我本来想逗逗可可的,比如说,老师,你教我们怎么打扮得像你这么漂亮吧。但我比这场景震撼住了,因为可可,因为这群山里的孩子,因为他们对外界的渴望和了解。歌声从木楼传出,传到山谷,飘到高楼林立的城市。带着山里孩子的希望,像歌声一样,城里孩子拥有的山里的孩子也可以拥有,都心满意足。

这一节课,歌声一直在木楼里传递着孩子们的心声。

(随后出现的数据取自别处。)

# tennisonliu/bayesian-neural-network

Measured on AMD Instinct MI355X. Metric: MC-forward-samples/sec + KL-elements/sec, 784-1200-1200-10 BNN, higher is better.
Workload: dtype bf16

## Files before the change

bayesian-neural-network_amd/csrc/bbb_linear.hip:

```cpp
#include "bnn_device.h"
#include "bnn_fin.h"
#include "bbb_sample_body.h"
#include "bbb_block_gemm.h"
#include "../../include/bnn_hip.h"
#include <string.h>

namespace bnn {

struct BbbK {
  const void* x;
  long x_sstride;
  const float* w_mu;
  const float* w_rho;
  const float* w_sigma;
  const float* b_mu;
  const float* b_rho;
  const float* eps_w;
  const float* eps_b;
  float* eps_w_dump;
  float* eps_b_dump;
  void* y;
  float4* ws;
  int S, B, K, N;
  __bf16* y16;
// ... 801 lines not shown
}

template <int MATH, int R, bool ALIGNED>
__global__ __launch_bounds__(768) void bbb_input_grad_kernel(const BbbK p) {
  bbb_fwd_body<MATH, BNN_F32, R, ALIGNED, false, true>(p, nullptr);
}

template <int NW, bool SIG, int EPS>
__device__ __forceinline__ void bbb_gemm_body(const BbbK& p, float4 (*xt)[8 * 64], float (*bias_s)[16]) {
  const int lane = threadIdx.x & 63, wave = __builtin_amdgcn_readfirstlane(threadIdx.x >> 6);
  const int r = lane & 15, q = lane >> 4;
  const int K = p.K, N = p.N, B = p.B;
  const int tbs = (N + 16 * NW - 1) / (16 * NW), mbs = (B + 127) >> 7;
  const int KS = p.ksl;
  int tb, unit, ks;
  if (!xcd2d_work_item(p.xc, tb, unit, ks)) return;
  const int s = unit / mbs, mb = unit - s * mbs;
  const int item = tb * (p.S * mbs) + unit;
  const int tile = tb * NW + wave;
  const int n = tile * 16 + r;
  const bool n_ok = n < N;
  const int nc = min(n, N - 1);
  const int m0 = mb * 128;
  const int ksteps = (K + 31) >> 5;
  const int spb = (ksteps + KS - 1) / KS, t_lo = ks * spb, t_hi = min(ksteps, t_lo + spb);
  const uint32_t gs = global_sample(p, s);
  const bool do_stats = p.want_stats && mb == 0;
  const bool do_ls = do_stats && s == 0;
  const bool do_dump = mb == 0;
  const int gpr = (K + 3) >> 2;
  const uint32_t wid = p.layer_id * 4u;
  const __bf16* xs = reinterpret_cast<const __bf16*>(p.x) + (size_t)(s / p.xg) * (size_t)p.x_sstride;
  const int T = (N + 15) >> 4;

  if (do_stats && item == 0 && ks == 0 && threadIdx.x == 0) p.ws[0] = make_float4(__int_as_float(T * KS), 0.f, 0.f, 0.f);

  size_t xrow[8 / NW];
#pragma unroll
  for (int i = 0; i < 8 / NW; ++i) xrow[i] = (size_t)min(m0 + (wave + i * NW) * 16 + r, B - 1) * K;
  const uint32_t voff_w = ((uint32_t)nc * (uint32_t)K + (uint32_t)(q * 8)) * 4u, voff_w_max = ((uint32_t)nc * (uint32_t)K + (uint32_t)(K - 8)) * 4u;
  uint32_t voff_x[8 / NW], voff_x_max[8 / NW];
#pragma unroll
  for (int i = 0; i < 8 / NW; ++i) {
    voff_x[i] = ((uint32_t)xrow[i] + (uint32_t)(q * 8)) * 2u;
    voff_x_max[i] = ((uint32_t)xrow[i] + (uint32_t)(K - 8)) * 2u;
  }
  auto stage_dma = [&](int t, int buf) __attribute__((always_inline)) {
#pragma unroll
    for (int i = 0; i < 8 / NW; ++i) {
      const uint32_t vo = min(voff_x[i] + (uint32_t)t * 64u, voff_x_max[i]);
      const uint32_t m0v = (uint32_t)(size_t)(__attribute__((address_space(3))) void*)&xt[buf][(wave + i * NW) * 64];
      asm volatile("s_mov_b32 m0, %2\n\ts_nop 0\n\tglobal_load_lds_dwordx4 %0, %1" ::"v"(vo), "s"(xs), "s"(m0v) : "memory", "m0");
    }
  };

  struct PSet { float4 m_lo, m_hi, g_lo, g_hi; };
  auto load_params = [&](int t, PSet& P) __attribute__((always_inline)) {
    const uint32_t woff = min(voff_w + (uint32_t)t * 128u, voff_w_max);
    const float4* pm = reinterpret_cast<const float4*>(reinterpret_cast<const char*>(p.w_mu) + woff);
    const float4* pg = reinterpret_cast<const float4*>(reinterpret_cast<const char*>(SIG ? p.w_sigma : p.w_rho) + woff);
    P.m_lo = pm[0]; P.m_hi = pm[1]; P.g_lo = pg[0]; P.g_hi = pg[1];
  };

  float bmu_pre = 0.f, brho_pre = 0.f, beps_pre = 0.f;
  if (q == 0 && n_ok && ks == 0) {
    bmu_pre = p.b_mu[n];
    brho_pre = p.b_rho[n];
    beps_pre = bias_eps(p, n, s, gs, do_dump);
  }

  PSet PA, PB;
  PA.m_lo = PA.m_hi = PA.g_lo = PA.g_hi = PB.m_lo = PB.m_hi = PB.g_lo = PB.g_hi = make_float4(0.f, 0.f, 0.f, 0.f);
  if (t_lo < t_hi) {
    load_params(t_lo, PA);
    stage_dma(t_lo, t_lo & 1);
  }
  asm volatile("s_waitcnt vmcnt(0)" ::: "memory");
  __syncthreads();

  f32x4 acc[8];
#pragma unroll
  for (int m = 0; m < 8; ++m) acc[m] = f32x4{0.f, 0.f, 0.f, 0.f};
  float s_e2 = 0.f, s_a = 0.f, s_ls = 0.f;

  auto step = [&](int t, const PSet& P, PSet& Pn, auto more_) __attribute__((always_inline)) {
    constexpr bool more = decltype(more_)::value;
    const int k = t * 32 + q * 8;
    const bool lane_ok = n_ok && k < K;
#ifdef BNN_TUNE
    if (more) {
      if (!(p.tune & 8)) stage_dma(t + 1, (t + 1) & 1);
      if (!(p.tune & 4)) load_params(t + 1, Pn);
    }
#else
    if (more) {
      stage_dma(t + 1, (t + 1) & 1);
      load_params(t + 1, Pn);
    }
#endif
    const float mu[8] = {P.m_lo.x, P.m_lo.y, P.m_lo.z, P.m_lo.w, P.m_hi.x, P.m_hi.y, P.m_hi.z, P.m_hi.w};
    float sg[8] = {P.g_lo.x, P.g_lo.y, P.g_lo.z, P.g_lo.w, P.g_hi.x, P.g_hi.y, P.g_hi.z, P.g_hi.w};
    float e[8], w[8];
    if (EPS == BNN_EPS_PHILOX) {
      const uint32_t g = (uint32_t)n * (uint32_t)gpr + (uint32_t)(k >> 2);
      philox_normal8(g, gs, wid, p.k0, p.k1, e);
    } else if (EPS == BNN_EPS_MEMORY) {
      load8<true>(p.eps_w + ((size_t)s * N + n) * K + k, lane_ok ? 8 : 0, e);
    } else {
#pragma unroll
      for (int j = 0; j < 8; ++j) e[j] = 0.f;
    }
    if (p.eps_w_dump && do_dump) store8<true>(p.eps_w_dump + ((size_t)s * N + n) * K + k, lane_ok ? 8 : 0, e);
    float e2 = 0.f, a = 0.f, ls = 0.f;
#pragma unroll
    for (int j = 0; j < 8; ++j) {
      if (!SIG) sg[j] = softplus(sg[j]);
      w[j] = __builtin_fmaf(sg[j], e[j], mu[j]);
      e2 = __builtin_fmaf(e[j], e[j], e2);
    }
    if (do_stats) {
      if (p.prior_kind == BNN_PRIOR_GAUSS) {
#pragma unroll
        for (int j = 0; j < 8; ++j) a = __builtin_fmaf(w[j], w[j], a);
      } else {
#pragma unroll
        for (int j = 0; j < 8; ++j) a = add_log(a, mix_p(p, w[j]));
      }
      if (do_ls) {
#pragma unroll
        for (int j = 0; j < 8; ++j) ls = add_log(ls, sg[j]);
      }
      s_e2 += lane_ok ? e2 : 0.f;
      s_a += lane_ok ? a : 0.f;
      s_ls += lane_ok ? ls : 0.f;
    }
    bf16x8 wa;
#pragma unroll
    for (int j = 0; j < 8; ++j) wa[j] = lane_ok ? (__bf16)w[j] : (__bf16)0.f;
    const uint32_t xa = (uint32_t)(size_t)(__attribute__((address_space(3))) void*)&xt[t & 1][q * 16 + r];
#ifdef BNN_TUNE
    const bool tune_nolds = (p.tune & 16) != 0, tune_nomfma = (p.tune & 32) != 0;
#else
    constexpr bool tune_nolds = false, tune_nomfma = false;
#endif
#pragma unroll
    for (int h = 0; h < 2; ++h) {
      f32x4 x0, x1, x2, x3;
      if (tune_nolds) {
        x0 = x1 = x2 = x3 = f32x4{mu[0], mu[1], mu[2], mu[3]};
      } else {
        if (h == 0)
          asm volatile("ds_read_b128 %0, %4\n\tds_read_b128 %1, %4 offset:1024\n\tds_read_b128 %2, %4 offset:2048\n\tds_read_b128 %3, %4 offset:3072"
                       : "=&v"(x0), "=&v"(x1), "=&v"(x2), "=&v"(x3) : "v"(xa));
        else
          asm volatile("ds_read_b128 %0, %4 offset:4096\n\tds_read_b128 %1, %4 offset:5120\n\tds_read_b128 %2, %4 offset:6144\n\tds_read_b128 %3, %4 offset:7168"
                       : "=&v"(x0), "=&v"(x1), "=&v"(x2), "=&v"(x3) : "v"(xa));
        asm volatile("s_waitcnt lgkmcnt(0)" : "+v"(x0), "+v"(x1), "+v"(x2), "+v"(x3));
      }
      if (!tune_nomfma) {
        acc[h * 4 + 0] = __builtin_amdgcn_mfma_f32_16x16x32_bf16(wa, __builtin_bit_cast(bf16x8, x0), acc[h * 4 + 0], 0, 0, 0);
        acc[h * 4 + 1] = __builtin_amdgcn_mfma_f32_16x16x32_bf16(wa, __builtin_bit_cast(bf16x8, x1), acc[h * 4 + 1], 0, 0, 0);
        acc[h * 4 + 2] = __builtin_amdgcn_mfma_f32_16x16x32_bf16(wa, __builtin_bit_cast(bf16x8, x2), acc[h * 4 + 2], 0, 0, 0);
        acc[h * 4 + 3] = __builtin_amdgcn_mfma_f32_16x16x32_bf16(wa, __builtin_bit_cast(bf16x8, x3), acc[h * 4 + 3], 0, 0, 0);
      } else {
        asm volatile("" :: "v"(x0), "v"(x1), "v"(x2), "v"(x3));
      }
    }
#ifdef BNN_TUNE
    if (!(p.tune & 2)) asm volatile("s_waitcnt vmcnt(0)" ::: "memory");
    if (!(p.tune & 1)) __syncthreads();
#else
    asm volatile("s_waitcnt vmcnt(0)" ::: "memory");
    __syncthreads();
#endif
  };
  {
    int t = t_lo;
#pragma nounroll
    for (; t + 2 < t_hi; t += 2) {
      step(t, PA, PB, std::true_type{});
      step(t + 1, PB, PA, std::true_type{});
    }
    if (t + 1 < t_hi) {
      step(t, PA, PB, std::true_type{});
      step(t + 1, PB, PA, std::false_type{});
    } else if (t < t_hi) {
      step(t, PA, PB, std::false_type{});
    }
  }

  if (q == 0) {
    float b = 0.f;
    if (n_ok && ks == 0) b = sample_bias(p, bmu_pre, brho_pre, beps_pre, do_stats, do_ls, s_e2, s_a, s_ls);
    bias_s[wave][r] = b;
  }
  if (do_stats) {
    const float a = wave_sum(s_e2), b = wave_sum(s_a), cc = wave_sum(s_ls);
    if (lane == 0 && tile < T) p.ws[1 + ((size_t)s * T + tile) * KS + ks] = make_float4(a, b, cc, 0.f);
  }
  __syncthreads();
  const int nb = tile * 16 + q * 4;
  const bool vec_ok = (N & 3) == 0;
  float bq[4];
#pragma unroll
  for (int i = 0; i < 4; ++i) bq[i] = bias_s[wave][q * 4 + i];
  if (KS > 1) {
    __shared__ uint32_t last_s;
    float4* const unit_part = p.ks_part + (size_t)item * KS * (NW * 8 * 64);
    float4* const mine = unit_part + ((size_t)ks * NW + wave) * (8 * 64) + lane;
#pragma unroll
    for (int m = 0; m < 8; ++m) {
      f32x4 v = acc[m];
#pragma unroll
      for (int i = 0; i < 4; ++i) v[i] += bq[i];
      acc[m] = v;
      asm volatile("global_store_dwordx4 %0, %1, off sc1" ::"v"(mine + m * 64), "v"(v) : "memory");
    }
    asm volatile("s_waitcnt vmcnt(0)" ::: "memory");
    __syncthreads();
    if (threadIdx.x == 0) {
      const uint32_t tk = __hip_atomic_fetch_add(p.ks_ticket + item, 1u, __ATOMIC_RELAXED, __HIP_MEMORY_SCOPE_AGENT);
      last_s = (tk == (uint32_t)KS - 1u) ? 1u : 0u;
    }
    __syncthreads();
    if (last_s == 0u) return;
    if (threadIdx.x == 0) __hip_atomic_store(p.ks_ticket + item, 0u, __ATOMIC_RELAXED, __HIP_MEMORY_SCOPE_AGENT);
    f32x4 sum[8];
#pragma unroll
    for (int m = 0; m < 8; ++m) sum[m] = f32x4{0.f, 0.f, 0.f, 0.f};
#pragma nounroll
    for (int j = 0; j < KS; ++j) {
      f32x4 part[8];
      if (j != ks) {
        const float4* src = unit_part + ((size_t)j * NW + wave) * (8 * 64) + lane;
#pragma unroll
        for (int m = 0; m < 8; ++m)
          asm volatile("global_load_dwordx4 %0, %1, off sc1" : "=v"(part[m]) : "v"(src + m * 64) : "memory");
        asm volatile("s_waitcnt vmcnt(0)" ::: "memory");
      } else {
#pragma unroll
        for (int m = 0; m < 8; ++m) part[m] = acc[m];
      }
#pragma unroll
      for (int m = 0; m < 8; ++m) sum[m] += part[m];
    }
#pragma unroll
    for (int m = 0; m < 8; ++m) acc[m] = sum[m];
#pragma unroll
    for (int i = 0; i < 4; ++i) bq[i] = 0.f;
  }
  if (nb < N) {
#pragma unroll
    for (int m = 0; m < 8; ++m) {
      const int brow = m0 + m * 16 + r;
      if (brow < B) {
        f32x4 v = acc[m];
#pragma unroll
        for (int i = 0; i < 4; ++i) {
          float o = v[i] + bq[i];
          if (p.relu) o = fmaxf(o, 0.f);
          v[i] = o;
        }
        const size_t yoff = ((size_t)s * B + brow) * N + nb;
        if (p.y_bf16) {
          __bf16* yp = reinterpret_cast<__bf16*>(p.y) + yoff;
          if (vec_ok) {
            bf16x4 o;
#pragma unroll
            for (int i = 0; i < 4; ++i) o[i] = (__bf16)v[i];
            *reinterpret_cast<bf16x4*>(yp) = o;
          } else {
#pragma unroll
            for (int i = 0; i < 4; ++i)
              if (nb + i < N) yp[i] = (__bf16)v[i];
          }
        } else {
          float* yp = reinterpret_cast<float*>(p.y) + yoff;
          if (vec_ok) {
            *reinterpret_cast<float4*>(yp) = make_float4(v[0], v[1], v[2], v[3]);
          } else {
#pragma unroll
            for (int i = 0; i < 4; ++i)
              if (nb + i < N) yp[i] = v[i];
          }
        }
      }
    }
  }
}
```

放学了,可可眷恋着舍不得回去,她目送着孩子一个个幼小的身影在山里慢慢变小,感叹道,他们真可爱,就好像缺了点什么,或许这就是他们的童真吧。

有十多个孩子没有回去,几个坐在一起吃在家带来的稀饭,我们走过去看,没有菜,只有一两条萝卜干。几个在一边架其炉灶生火煮饭。可可蹲下去问他们,你们怎么不回去吃啊?一个孩子边吹火边说,我们家离这里远,回去了就赶不上下午的课了。可可看着这些稚嫩的脸孔,说,你们都是吗?上学天天都这样吗?孩子们回答说是的。可可望着忙碌的孩子不知道说什么,我也心里暗淡不知道做什么。我没想的美丽的可可有这样一面。

喜妹和金枪鱼和四眼很快混到一块,喜妹在为他们俩指点着山里的这这那那。金枪鱼说话很大声,笑得更夸张。可可扭头看看他们仨,走到一个角落不说话。我走过去说,我们回去吗?可可答非所问,说,这些孩子真懂事。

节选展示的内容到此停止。